Tina's Royal Comeback

Excerpt from www.globeandmail.com- Simon Houpt

(June 16, 2007) NEW YORK — Tina Brown is twitching like a diabetic in the early stages of insulin shock. She's just been asked what she thinks about Prince Harry's misadventures in a Calgary shooter bar, and though it's been days since the news broke, she had no clue about the incident. “What is this? What's happened? What have I missed? Tell me!” she implores. “Tell me the Harry news!” Her startled reaction suggests the Tina news may be more interesting. After all, once upon a time, as an editor serially responsible for the British gossip mag Tatler and then Vanity Fair, The New Yorker and Talk magazines, Brown sat on a self-made throne ruling over a zeitgeisty land of media and celebrity, where courtiers and friends kept her abreast of the very latest in low and high culture. Time was, she'd have been one of the first in the land to hear of Royal misadventures. Still, though she's wretched on TV – too pinched and haughty – she's a sharp, pithy pundit, and once informed of the Harry news, she takes a mere moment to compose a quotable quote. “Canada's a great sexual clearing house for the Royals, for some reason,” she says, starting in on something about Prince Andrew, and then shifting gears. “Time was, you could have an indiscretion in Canada and it didn't go 'round the world. Whereas now, a sneeze in Timbuktu and it's on the front pages in London.”

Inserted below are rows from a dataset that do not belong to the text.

template <int WK, int D, bool Q = false>
__global__ __launch_bounds__(Q ? 512 : 64 * WK) void moe_gemm1_silu_kernel(
    const fp8_t* __restrict__ Xq, const float* __restrict__ Xs, const fp8_t* __restrict__ W,
    const float* __restrict__ Ws, const int32_t* __restrict__ sorted_ids,
    const int32_t* __restrict__ expert_ids, const int32_t* __restrict__ num_post_pad,
    bf16_t* __restrict__ out, int numel, int topk, int I, int K, fp8_t* __restrict__ hq = nullptr,
    float* __restrict__ hs = nullptr, float eps = 0.f) {
    static_assert(!Q || WK == 1, "the quantising epilogue owns whole K");
    __shared__ float red[WK > 1 ? WK * 512 : 1];
    __shared__ float qmax[Q ? 8 * 16 : 1];
    const int mb = blockIdx.y;
    if (mb * 16 >= *num_post_pad) return;
    const int lane = threadIdx.x & 63;
    const int wave_id = __builtin_amdgcn_readfirstlane(threadIdx.x >> 6);
    const int wave = Q ? 0 : wave_id;
    const int j = lane & 15, g = lane >> 4;
    const int n0 = (Q ? blockIdx.x * 8 + wave_id : blockIdx.x) * 16;
    const int N = 2 * I;
    const int KB = K >> 7;
    const int slot = sorted_ids[mb * 16 + j];
    const bool valid = slot < numel;
    const int e = expert_ids[mb];
    f32x4 ag = f32x4{0.f, 0.f, 0.f, 0.f}, au = f32x4{0.f, 0.f, 0.f, 0.f};
    if (e >= 0) {
        const int kb0 = KB * wave / WK, kb1 = KB * (wave + 1) / WK;
        const int slot0 = __builtin_amdgcn_readfirstlane(slot);
        const int token = (valid ? slot : min(slot0, numel - 1)) / topk;
        const fp8_t* xp = Xq + (size_t)token * K + g * 16;
        const float* xsp = Xs + (size_t)token * KB;
        if (CHITU_MOE_PROBE_MASK & 1) {
            xp = Xq + (size_t)(g * 16 + (token & 15)) * 16;
            xsp = Xs + (token & 15);
        }
        const fp8_t* Wb = W + (size_t)e * N * K;
        const fp8_t *gp0, *gp1, *up0, *up1;
        w8_lane_ptrs(Wb, n0, N, K, j, g, gp0, gp1);
        w8_lane_ptrs(Wb, I + n0, N, K, j, g, up0, up1);
        const float* wsb = Ws + (size_t)e * ((N + 127) >> 7) * KB;
        const float* wsgp = wsb + (size_t)(n0 >> 7) * KB;
        const float* wsup = wsb + (size_t)((I + n0) >> 7) * KB;
        auto load = [&](MoeStage2& st, int kb) {
            const int off = kb << 7;
            st.wg.w[0] = __builtin_nontemporal_load(reinterpret_cast<const i32x4*>(gp0 + off));
            st.wg.w[1] = __builtin_nontemporal_load(reinterpret_cast<const i32x4*>(gp1 + off));
            st.wu.w[0] = __builtin_nontemporal_load(reinterpret_cast<const i32x4*>(up0 + off));
            st.wu.w[1] = __builtin_nontemporal_load(reinterpret_cast<const i32x4*>(up1 + off));
            if (CHITU_MOE_PROBE_MASK & 1) {
                st.x[0] = *reinterpret_cast<const i32x4*>(xp + (size_t)kb * 2048);
                st.x[1] = *reinterpret_cast<const i32x4*>(xp + (size_t)kb * 2048 + 1024);
                st.xs = xsp[kb * 16];
            } else {
                st.x[0] = *reinterpret_cast<const i32x4*>(xp + off);
                st.x[1] = *reinterpret_cast<const i32x4*>(xp + off + 64);
                st.xs = xsp[kb];
            }
            st.wsg = wsgp[kb];
            st.wsu = wsup[kb];
        };
        auto compute = [&](const MoeStage2& st) {
            const f32x4 bg = w8a8_block_dot(st.wg, st.x[0], st.x[1]);
            const f32x4 bu = w8a8_block_dot(st.wu, st.x[0], st.x[1]);
#pragma unroll
            for (int r = 0; r < 4; ++r) {
                ag[r] += (bg[r] * st.xs) * st.wsg;
                au[r] += (bu[r] * st.xs) * st.wsu;
            }
        };
        MoeStage2 ring[D];
#pragma unroll
        for (int d = 0; d < D; ++d)
            if (kb0 + d < kb1) load(ring[d], kb0 + d);
        for (int kb = kb0; kb < kb1; kb += D) {
#pragma unroll
            for (int d = 0; d < D; ++d) {
                if (kb + d < kb1) {
                    compute(ring[d]);
                    if (kb + d + D < kb1) load(ring[d], kb + d + D);
                }
            }
        }
    }
    if (WK > 1) {
        *reinterpret_cast<f32x4*>(&red[(wave * 128 + lane) * 4]) = ag;
        *reinterpret_cast<f32x4*>(&red[(wave * 128 + 64 + lane) * 4]) = au;
        __syncthreads();
        if (wave != 0) return;
        ag = f32x4{0.f, 0.f, 0.f, 0.f};
        au = f32x4{0.f, 0.f, 0.f, 0.f};
#pragma unroll
        for (int w = 0; w < WK; ++w) {
            const f32x4 vg = *reinterpret_cast<const f32x4*>(&red[(w * 128 + lane) * 4]);
            const f32x4 vu = *reinterpret_cast<const f32x4*>(&red[(w * 128 + 64 + lane) * 4]);
#pragma unroll
            for (int r = 0; r < 4; ++r) {
                ag[r] += vg[r];
                au[r] += vu[r];
            }
        }
    }
    if (!Q && !valid) return;
    f32x4 h;
#pragma unroll
    for (int r = 0; r < 4; ++r) {
        const float gv = round_bf16(ag[r]), uv = round_bf16(au[r]);
        const float sl = round_bf16(gv / (1.0f + expf(-gv)));
        h[r] = round_bf16(sl * uv);
    }
    if (!Q) {
        moe_store_tile(out + (size_t)slot * I, n0, g, I, h, 1.0f);
        return;
    }
    float amax = __builtin_fmaxf(__builtin_fmaxf(__builtin_fabsf(h[0]), __builtin_fabsf(h[1])),
                                 __builtin_fmaxf(__builtin_fabsf(h[2]), __builtin_fabsf(h[3])));
    amax = __builtin_fmaxf(amax, __shfl_xor(amax, 16, 64));
    amax = __builtin_fmaxf(amax, __shfl_xor(amax, 32, 64));
    if (g == 0) qmax[wave_id * 16 + j] = amax;
    __syncthreads();
    amax = qmax[j];
#pragma unroll
    for (int w = 1; w < 8; ++w) amax = __builtin_fmaxf(amax, qmax[w * 16 + j]);
    const float sc = __builtin_fmaxf(amax, eps) / 448.0f;
    const float v[8] = {h[0], h[1], h[2], h[3], 0.f, 0.f, 0.f, 0.f};
    const uint32_t codes = (uint32_t)quant8_fp8<true>(v, sc)[0];
    if (!valid) return;
    fp8_t* qrow = hq + (size_t)slot * I + n0 + 2 * g;
    *reinterpret_cast<uint16_t*>(qrow) = (uint16_t)(codes & 0xffffu);
    *reinterpret_cast<uint16_t*>(qrow + 8) = (uint16_t)(codes >> 16);
    if (wave_id == 0 && g == 0) hs[(size_t)slot * (I >> 7) + blockIdx.x] = sc;
}
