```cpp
D377_HD fes fe_carry(const fes& a) {
  fes r;
  r.l[0] = (int32_t)((uint32_t)a.l[0] & MASK29);
#pragma unroll
  for (int i = 1; i < NL - 1; ++i) r.l[i] = (int32_t)((uint32_t)a.l[i] & MASK29) + (a.l[i - 1] >> RB);
  r.l[NL - 1] = a.l[NL - 1] + (a.l[NL - 2] >> RB);
#if defined(D377_BOUNDS)
  auto low = [&](int i, int64_t& lo, int64_t& hi) {
    if (a.lo[i] >= 0 && a.hi[i] <= MASK29) { lo = a.lo[i]; hi = a.hi[i]; } else { lo = 0; hi = MASK29; }
  };
  auto sh = [](int64_t v) { return v >= 0 ? v >> RB : -((-v + MASK29) >> RB); };
  low(0, r.lo[0], r.hi[0]);
  for (int i = 1; i < NL; ++i) {
    int64_t lo, hi;
    if (i < NL - 1) low(i, lo, hi); else { lo = a.lo[i]; hi = a.hi[i]; }
    r.lo[i] = lo + sh(a.lo[i - 1]); r.hi[i] = hi + sh(a.hi[i - 1]);
  }
  r.vlo = a.vlo; r.vhi = a.vhi;
  sbound_linear(r, "signed fe_carry top limb leaves int32");
#endif
  return r;
}

D377_HD fes fe_select(bool c, const fes& a, const fes& b) {
  fes r;
#pragma unroll
  for (int i = 0; i < NL; ++i) r.l[i] = c ? a.l[i] : b.l[i];
#if defined(D377_BOUNDS)
  for (int i = 0; i < NL; ++i) { r.lo[i] = a.lo[i] < b.lo[i] ? a.lo[i] : b.lo[i]; r.hi[i] = a.hi[i] > b.hi[i] ? a.hi[i] : b.hi[i]; }
  r.vlo = a.vlo < b.vlo ? a.vlo : b.vlo; r.vhi = a.vhi > b.vhi ? a.vhi : b.vhi;
#endif
  return r;
}

D377_HD fes fes_from_fe(const fe& a) {
  fes r;
#pragma unroll
  for (int i = 0; i < NL; ++i) r.l[i] = (int32_t)a.l[i];
#if defined(D377_BOUNDS)
  for (int i = 0; i < NL; ++i) {
    bound_require(a.ub[i] < (1ull << 31), "fe -> fes: limb may not fit int32");
    r.lo[i] = 0; r.hi[i] = (int64_t)a.ub[i];
  }
  r.vlo = 0; r.vhi = a.vq;
#endif
  return r;
}
template <class F>
D377_HD F fe_as(const fe& a) {
  if constexpr (std::is_same<F, fe>::value) return a;
  else return fes_from_fe(a);
}

D377_HD fe fe_unsigned(const fe& a) { return a; }
D377_HD fe fe_unsigned(const fes& a) {
  fe t;
#pragma unroll
  for (int i = 0; i < NL; ++i) t.l[i] = (uint32_t)a.l[i] + Q2L[i];
#if defined(D377_BOUNDS)
  for (int i = 0; i < NL; ++i) {
    bound_require(a.lo[i] + (int64_t)Q2L[i] >= 0, "fes -> fe: limb + 2q may be negative");
    t.ub[i] = (uint64_t)(a.hi[i] + (int64_t)Q2L[i]);
    bound_require(t.ub[i] < (1ull << 32), "fes -> fe: limb + 2q overflows 32 bits");
  }
  t.vq = a.vhi + 2.0;
#endif
  return fe_carry(t);
}

constexpr uint32_t Q4L[NL] = {0x00000004u, 0x02300000u, 0x0000010au, 0x13b7f680u, 0x0c00566au,
                              0x1a3cb86fu, 0x15660b44u, 0x0f4d1652u, 0x004aad95u};
constexpr uint32_t Q9L[NL] = {0x00000009u, 0x14ec0000u, 0x00000256u, 0x1c5deaa0u, 0x1300c26fu, 0x1b089efau, 0x0025995au, 0x0a6d723au, 0x00a80690u};
constexpr bool is_multiple_of_q(const uint32_t (&m)[NL], uint64_t k) {
  uint64_t c = 0;
  for (int i = 0; i < NL; ++i) {
    const uint64_t t = k * QL[i] + c;
    if (m[i] != (i < NL - 1 ? (t & MASK29) : t)) return false;
    c = t >> RB;
  }
  return true;
}
static_assert(is_multiple_of_q(Q4L, 4) && is_multiple_of_q(Q9L, 9), "Q4L, Q9L must be 4q and 9q in radix 2^29");
constexpr int PACKED_WORDS = 8;
constexpr int32_t PACK_BIG_TOP = 5 << 20;

D377_HD void fes_pack256(const fes& a, uint32_t w[PACKED_WORDS]) {
  uint32_t t[NL];
  int32_t c = 0;
  const bool big = a.l[NL - 1] >= PACK_BIG_TOP;
#pragma unroll
  for (int i = 0; i < NL - 1; ++i) {
    const int32_t s = (int32_t)((uint32_t)a.l[i] + (big ? 0u - Q4L[i] : Q9L[i]) + (uint32_t)c);
    t[i] = (uint32_t)s & MASK29;
    c = s >> RB;
  }
  t[NL - 1] = (uint32_t)a.l[NL - 1] + (big ? 0u - Q4L[NL - 1] : Q9L[NL - 1]) + (uint32_t)c;
#if defined(D377_BOUNDS)
  {
    auto sh = [](int64_t v) { return v >= 0 ? v >> RB : -((-v + MASK29) >> RB); };
    int64_t clo = 0, chi = 0;
    for (int i = 0; i < NL; ++i) {
      const int64_t lo = a.lo[i] - (int64_t)Q4L[i] + clo, hi = a.hi[i] + (int64_t)Q9L[i] + chi;
      bound_require(lo >= -((int64_t)1 << 31) && hi < ((int64_t)1 << 31), "fes pack: digit sum leaves int32");
      if (i < NL - 1) bound_require(a.lo[i] > -((int64_t)1 << 30) && a.hi[i] < ((int64_t)1 << 30), "fes pack: a low limb may reach 2^30: the top limb no longer tells the value");
      clo = sh(lo); chi = sh(hi);
    }
    bound_require(a.vlo + 9.0 >= 0.0, "fes pack: value + 9q may be negative");
    bound_require(a.vhi - 4.0 < R_OVER_Q / 32.0, "fes pack: value - 4q may reach 2^256");
    bound_require(t[NL - 1] < (1u << 24), "fes pack: top digit outside [0, 2^24)");
  }
#endif
#pragma unroll
  for (int j = 0; j < PACKED_WORDS; ++j) w[j] = (t[j] >> (3 * j)) | (t[j + 1] << (RB - 3 * j));
}
D377_HD fes fes_unpack256(const uint32_t w[PACKED_WORDS]) {
  fes r;
  r.l[0] = (int32_t)(w[0] & MASK29);
#pragma unroll
  for (int i = 1; i < NL - 1; ++i) r.l[i] = (int32_t)(((w[i - 1] >> (32 - 3 * i)) | (w[i] << (3 * i))) & MASK29);
  r.l[NL - 1] = (int32_t)(w[PACKED_WORDS - 1] >> 8);
#if defined(D377_BOUNDS)
  for (int i = 0; i < NL - 1; ++i) { r.lo[i] = 0; r.hi[i] = MASK29; }
  r.lo[NL - 1] = 0; r.hi[NL - 1] = (1 << 24) - 1;
  r.vlo = 0.0; r.vhi = R_OVER_Q / 32.0;
#endif
  return r;
}

}
```

Before: 74.78 million.

## Trim variable-base window chain with Z=1 precompute and small-constant kt

Adds a specialised w4 scalar-multiplication chain for points with Z=1. Table building uses cheaper doubling and addition formulas that skip Z multiplications, and computes kt through a short-constant multiply by 2d instead of a full field multiply. The main loop walks the packed nibbles directly instead of calling fr_digit, applies the digit sign with a per-limb multiply instead of a select, and skips the T output except on the final step. The per-lane table now uses a precomputed byte stride to reduce address arithmetic. The risk is that correctness depends on the decompressed point having Z equal to one and on the new bound reasoning holding.

```diff
diff --git a/decaf377_amd/csrc/curve.hpp b/decaf377_amd/csrc/curve.hpp
--- a/decaf377_amd/csrc/curve.hpp
+++ b/decaf377_amd/csrc/curve.hpp
@@ -941,6 +941,97 @@
 #pragma unroll 1
     for (int j = 0; j < 4; ++j) r = ge_double_neg_sq(r, j == 3);
     r = ge_add_cached(r, e, neg, want_t && i == 0);
+  }
+  return ge_unsigned(r);
+}
+
+constexpr uint32_t CURVE_2D = 6042;
+D377_HD gec_of<fes> ge_to_cached_short(const ge_of<fes>& p) {
+  gec_of<fes> c;
+  c.ypx = fe_add(p.y, p.x);
+  c.ymx = fe_sub(p.y, p.x);
+  c.z2 = fe_dbl(p.z);
+  c.kt = fes_mul_small<CURVE_2D>(p.t);
+  return c;
+}
+D377_HD ge_of<fes> ge_double_fast_z1(const ge_of<fes>& p) {
+  fes a = fe_sqr(p.x), b = fe_sqr(p.y);
+  fes c = fe_as<fes>(fe_const(FE_TWO));
+  fes s_ = fe_sqr(fe_add(p.x, p.y));
+  fes h = fe_add(a, b);
+  fes e = fe_sub(h, s_);
+  fes g = fe_sub(a, b);
+  fes f = fe_add(g, c);
+  ge_of<fes> r;
+  r.x = fe_mul(e, f); r.y = fe_mul(g, h); r.z = fe_mul(f, g); r.t = fe_mul(e, h);
+  return r;
+}
+D377_HD ge_of<fes> ge_add_cached_z1(const ge_of<fes>& p, const gec_of<fes>& q) {
+  fes a = fe_mul(fe_sub(p.y, p.x), q.ymx);
+  fes b = fe_mul(fe_add(p.y, p.x), q.ypx);
+  fes c = fe_mul(p.t, q.kt);
+  fes d = fe_carry(fe_dbl(p.z));
+  fes e = fe_sub(b, a), h = fe_add(b, a);
+  fes f = fe_sub(d, c), g = fe_add(d, c);
+  ge_of<fes> r;
+  r.x = fe_mul(e, f); r.y = fe_mul(g, h); r.z = fe_mul(f, g); r.t = fe_mul(e, h);
+  return r;
+}
+D377_HD ge_of<fes> ge_add_cached_sign(const ge_of<fes>& p, const gec_of<fes>& q, int32_t sgn, bool with_t) {
+  fes a = fe_mul(fe_sub(p.y, p.x), q.ymx);
+  fes b = fe_mul(fe_add(p.y, p.x), q.ypx);
+  fes c = fes_mul_sign(fe_mul(p.t, q.kt), sgn);
+  fes d = fe_mul(p.z, q.z2);
+  fes e = fe_sub(b, a), h = fe_add(b, a);
+  fes f = fe_sub(d, c), g = fe_add(d, c);
+  ge_of<fes> r;
+  r.x = fe_mul(e, f); r.y = fe_mul(g, h); r.z = fe_mul(f, g);
+  r.t = p.t;
+  if (with_t) r.t = fe_mul(e, h);
+  return r;
+}
+template <class Tab>
+D377_HD ge ge_scalar_mul_w4_trim(const ge& p0, const uint32_t digits[8], Tab& tab, bool want_t = true) {
+#if defined(D377_BOUNDS)
+  for (int i = 0; i < NL; ++i) bound_require(p0.z.l[i] == FE_ONE[i], "trimmed window chain: the point must have Z = 1");
+#endif
+  const ge_of<fes> p = ge_as<fes>(p0);
+  if constexpr (!tab_shares_identity<Tab>::value) tab.store(0, gec_identity<fes>());
+  const gec_of<fes> pc = ge_to_cached_short(p);
+  tab.store(1, pc);
+  ge_of<fes> acc = ge_double_fast_z1(p);
+  tab.store(2, ge_to_cached_short(acc));
+#pragma unroll 1
+  for (int j = 3; j <= 8; ++j) {
+    acc = ge_add_cached_z1(acc, pc);
+    tab.store(j, ge_to_cached_short(acc));
+  }
+  D377_B(bound_require(fr_digit(digits, 63) == 0 && fr_digit(digits, 62) >= 0 && fr_digit(digits, 62) <= 5,
+                       "trimmed window chain: the scalar is not below r"));
+  const int top = fr_digit(digits, 62) & 7;
+  const gec_of<fes> s = tab.load(top, false);
+  ge_of<fes> r;
+  r.x = fe_carry(fe_sub(s.ypx, s.ymx)); r.y = fe_carry(fe_add(s.ypx, s.ymx)); r.z = fe_carry(s.z2);
+  r.t = fe_as<fes>(fe_zero());
+  uint32_t w[8];
+#pragma unroll
+  for (int k = 0; k < 8; ++k) w[k] = digits[k];
+  w[7] <<= 8;
+#pragma unroll 1
+  for (int wi = 7; wi >= 0; --wi) {
+    uint32_t cur = w[7];
+#pragma unroll
+    for (int k = 7; k >= 1; --k) w[k] = w[k - 1];
+#pragma unroll 1
+    for (int nib = wi == 7 ? 5 : 7; nib >= 0; --nib) {
+      const int d = (int32_t)cur >> 28;
+      cur <<= 4;
+      const bool neg = d < 0;
+      const gec_of<fes> e = tab.load(neg ? -d : d, neg);
+#pragma unroll 1
+      for (int j = 0; j < 4; ++j) r = ge_double_neg_sq(r, j == 3);
+      r = ge_add_cached_sign(r, e, (d >> 31) | 1, want_t && (wi | nib) == 0);
+    }
   }
   return ge_unsigned(r);
 }
diff --git a/decaf377_amd/csrc/d377.hip b/decaf377_amd/csrc/d377.hip
--- a/decaf377_amd/csrc/d377.hip
+++ b/decaf377_amd/csrc/d377.hip
@@ -46,6 +46,29 @@
     c.ymx = slot_unpack_load<F>(p + (swap ? 0 : PACKED_SLOT));
     c.z2 = slot_unpack_load<F>(p + 2 * PACKED_SLOT);
     c.kt = slot_unpack_load<F>(p + 3 * PACKED_SLOT);
+    return c;
+  }
+};
+struct GlobalTabLane {
+  static constexpr bool shared_identity = true;
+  uint32_t* own0;
+  const uint32_t* ident;
+  uint32_t stride;
+  __device__ __forceinline__ uint32_t* entry(int j) const {
+    return reinterpret_cast<uint32_t*>(reinterpret_cast<char*>(own0) + (uint64_t)(uint32_t)j * stride);
+  }
+  __device__ __forceinline__ void store(int j, const gec_of<fes>& c) {
+    uint32_t* p = entry(j);
+    slot_pack_store(p, c.ypx); slot_pack_store(p + PACKED_SLOT, c.ymx);
+    slot_pack_store(p + 2 * PACKED_SLOT, c.z2); slot_pack_store(p + 3 * PACKED_SLOT, c.kt);
+  }
+  __device__ __forceinline__ gec_of<fes> load(int j, bool swap) const {
+    const uint32_t* p = j == 0 ? ident : entry(j);
+    gec_of<fes> c;
+    c.ypx = slot_unpack_load<fes>(p + (swap ? PACKED_SLOT : 0));
+    c.ymx = slot_unpack_load<fes>(p + (swap ? 0 : PACKED_SLOT));
+    c.z2 = slot_unpack_load<fes>(p + 2 * PACKED_SLOT);
+    c.kt = slot_unpack_load<fes>(p + 3 * PACKED_SLOT);
     return c;
   }
 };
@@ -340,11 +363,10 @@
                                                           DcbScratch dcb) {
   D377_POW_LDS();
   D377_DCB_BEGIN(out32);
-  GlobalTab<fes> tab;
-  tab.base = scratch;
+  GlobalTabLane tab;
+  tab.own0 = scratch + (size_t)io.lane * VB_ENTRY_WORDS;
   tab.ident = vb_identity;
-  tab.nthreads = (size_t)dcb.nslots * BLOCK;
-  tab.tid = io.lane;
+  tab.stride = (uint32_t)dcb.nslots * BLOCK * VB_ENTRY_WORDS * 4u;
   dcb_rounds<1, true, false>(n, io, pt,
     [&](size_t i, int j) {
       uint32_t w[8];
@@ -362,7 +384,7 @@
       fr_reduce_words(k);
       fr_half_words(k);
       fr_recode_signed16(k, dg);
-      const ge r = ge_scalar_mul_w4_lean<fes>(g, dg, tab, DCB_WANT_T);
+      const ge r = ge_scalar_mul_w4_trim(g, dg, tab, DCB_WANT_T);
       D377_INVARIANT(T, r, bad == 0);
       dcb_put(io, j, ge_dcb_from_half(r, bad != 0));
     });
diff --git a/decaf377_amd/csrc/fqs29.hpp b/decaf377_amd/csrc/fqs29.hpp
--- a/decaf377_amd/csrc/fqs29.hpp
+++ b/decaf377_amd/csrc/fqs29.hpp
@@ -61,6 +61,7 @@
   bound_require(r.lo[NL - 1] >= -((int64_t)1 << 31) && r.hi[NL - 1] < ((int64_t)1 << 31), "signed product: top limb outside int32");
 }
 inline void sbound_linear(fes& r, const char* what) { sbound_limbs_int32(r, (int64_t)1 << 31, what); }
+inline unsigned long& op_counts_small() { static unsigned long c = 0; return c; }
 #endif
 
 template <bool SCALE2, bool SQUARE>
@@ -200,6 +201,66 @@
 #if defined(D377_BOUNDS)
   for (int i = 0; i < NL; ++i) { r.lo[i] = a.lo[i] < b.lo[i] ? a.lo[i] : b.lo[i]; r.hi[i] = a.hi[i] > b.hi[i] ? a.hi[i] : b.hi[i]; }
   r.vlo = a.vlo < b.vlo ? a.vlo : b.vlo; r.vhi = a.vhi > b.vhi ? a.vhi : b.vhi;
+#endif
+  return r;
+}
+
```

Brown's ignorance about Harry is at least partly excusable. She's been in something of a bubble for the last week touting
The Diana Chronicles, a juicy deboning of the late Princess of Wales that went on sale Tuesday, a few months before the 10th anniversary of that awful Parisian August night. There was Monday night's launch party at the midtown Sony Club, the room window-dressed exhaustively in dozens of her old friends and contacts, including Barry Diller, Charlie Rose, Isaac Mizrahi, Bette Midler and even her erstwhile backer, Harvey Weinstein, who has evidently forgiven her for burning through $55-million (U.S.) in the name of Talk. There were two appearances on Good Morning America, and a clutch of radio and print interviews with U.S. and British reporters, and all those reviews she's had to plow through, because Tina is a rare writer who reads her own press. Which may be one reason she looks more at ease than she has since the last millennium: For the first time in years, Tina's press is good. Okay, God knows, the Earth would still continue to turn if we never again debased ourselves with the tawdry tattlings of that dysfunctional royal couple and their various lovers and hangers-on. Tina knows this. (Like Di, at least in this town, she needs no last name.) So, in The Diana Chronicles, she offers up a delectably written tale that is as much a gleeful portrait of a fading, antediluvian British social class as it is a barbed mash note to the tragic princess. “I saw Diana as a kind of emblematic life, if you like,” she explains, seated primly at the small, circular stone table in the dining room of her ground-floor Sutton Place apartment.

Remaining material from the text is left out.